(Stored items)
++++++++
# apple/ml-4m

Hardware: AMD Instinct MI355X
Metric: multimodal tokens/sec (4M-B train step, whole job) (higher is better)
Workload: dtype bf16; 1 GPU; 4M-B mod7 (fm_base_12e_12d_swiglu_nobias, 360.8M params, 8 input / 7 target modalities) masked-modeling train step, 224^2 token grids, 128 input + 128 target tokens/sample, AdamW; model=fm_base_12e_12d_swiglu_nobias, per_gpu_batch=256, global_batch=256, seq_len=256, parallelism=dp1

## Files before the change

include/fourm_hip.h:

```cpp
#ifndef FOURM_HIP_H
#define FOURM_HIP_H
#include <stdint.h>

#ifdef __cplusplus
extern "C" {
#endif

#define FM_ABI_VERSION 11
int fm_abi_version(void);
const char* fm_last_error(void);

enum fm_epilogue {
    FM_EPI_BF16 = 0,
    FM_EPI_GELU = 1,
    FM_EPI_RESIDUAL = 2,
    FM_EPI_SWIGLU = 3,
    FM_EPI_F32 = 4,
    FM_EPI_TANH = 5,
    FM_EPI_SWIGLU_BWD = 6,
    FM_EPI_GELU_BWD = 7
};

typedef struct fm_gemm_group {
    const void* W;
    void* out;
    int32_t N, K, ldw, pad_;
} fm_gemm_group;

typedef struct fm_gemm_nt_args {
    const void* W; const void* W2; const void* X;
    void* out; void* out2; const void* res; const void* bias; const void* bias2;
    int32_t M, N, K, ldw, ldx, ldo, ldo2, ldr, Hp, epilogue;
    const fm_gemm_group* groups; const int32_t* tile_group; int32_t max_N;
    int32_t fixed_tiling;
    const int32_t* m_dev; const int32_t* row0_dev;
    void* splitk_ws; int64_t splitk_ws_bytes;
    int32_t conv_C, conv_H, conv_W, conv_Ho, conv_Wo, conv_stride, conv_up, conv_pad_;
} fm_gemm_nt_args;
int fm_gemm_nt(const fm_gemm_nt_args* args, void* stream);
void fm_set_gemm_nt_config(int cfg);
int fm_get_gemm_nt_config(void);
void fm_set_reserved_cus(int n);
int fm_get_reserved_cus(void);

typedef struct fm_gemm_tn_args {
    const void* A; const void* B; void* out;
    int32_t R, N, K, lda, ldb, ldo, a_cols, b_cols, splits, force_tr;
    const fm_gemm_group* groups; const int32_t* seg_start; const int32_t* seg_count;
    int32_t n_groups, max_N, max_R, pad_;
} fm_gemm_tn_args;
int fm_gemm_tn(const fm_gemm_tn_args* args, void* stream);
#define FM_TN_MAX_JOBS 16
typedef struct fm_gemm_tn_job {
    const void* A; const void* B; void* out;
    int32_t R, N, K, lda, ldb, ldo, a_cols, b_cols;
} fm_gemm_tn_job;
int fm_gemm_tn_multi(const fm_gemm_tn_job* jobs, int n_jobs, void* stream);
void fm_set_gemm_tn_config(int cfg);
int fm_get_gemm_tn_config(void);
void fm_set_tn_transpose_read(int on);
int fm_get_tn_transpose_read(void);

int fm_layernorm_fwd(const void* x, int ldx, const void* w, const void* b, void* y, int ldy, int y_is_f32,
                     void* mean, void* rstd, const int32_t* row_map, int R, int D, float eps, void* stream);
int fm_layernorm_fwd_res(const void* x, int ldx, const void* delta, int ldd, void* x_out, int ldxo, const void* w, const void* b,
                         void* y, int ldy, int y_is_f32, void* mean, void* rstd, const int32_t* row_map, int R, int D, float eps,
                         void* stream);
int fm_layernorm_bwd(const void* dy, int lddy, const int32_t* dy_row_map, const void* x, int ldx, const void* w,
                     const void* mean, const void* rstd, const void* dres, void* dx, int lddx, void* dx_bf16,
                     int lddxbf, void* dw, void* db, int R, int D, void* stream);
int fm_layernorm_bwd_h(const void* dy, int lddy, const void* h, int ldh, const void* x, int ldx, const void* w,
                       const void* mean, const void* rstd, const void* dres, void* dx, int lddx, void* dx_bf16,
                       int lddxbf, void* dw, int R, int D, void* stream);
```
++++++++
## [Problem to work on]
Wherever a line above contains "rstd", copy that line.

## [Task answer]
                     void* mean, void* rstd, const int32_t* row_map, int R, int D, float eps, void* stream);
                         void* y, int ldy, int y_is_f32, void* mean, void* rstd, const int32_t* row_map, int R, int D, float eps,
                     const void* mean, const void* rstd, const void* dres, void* dx, int lddx, void* dx_bf16,
                       const void* mean, const void* rstd, const void* dres, void* dx, int lddx, void* dx_bf16,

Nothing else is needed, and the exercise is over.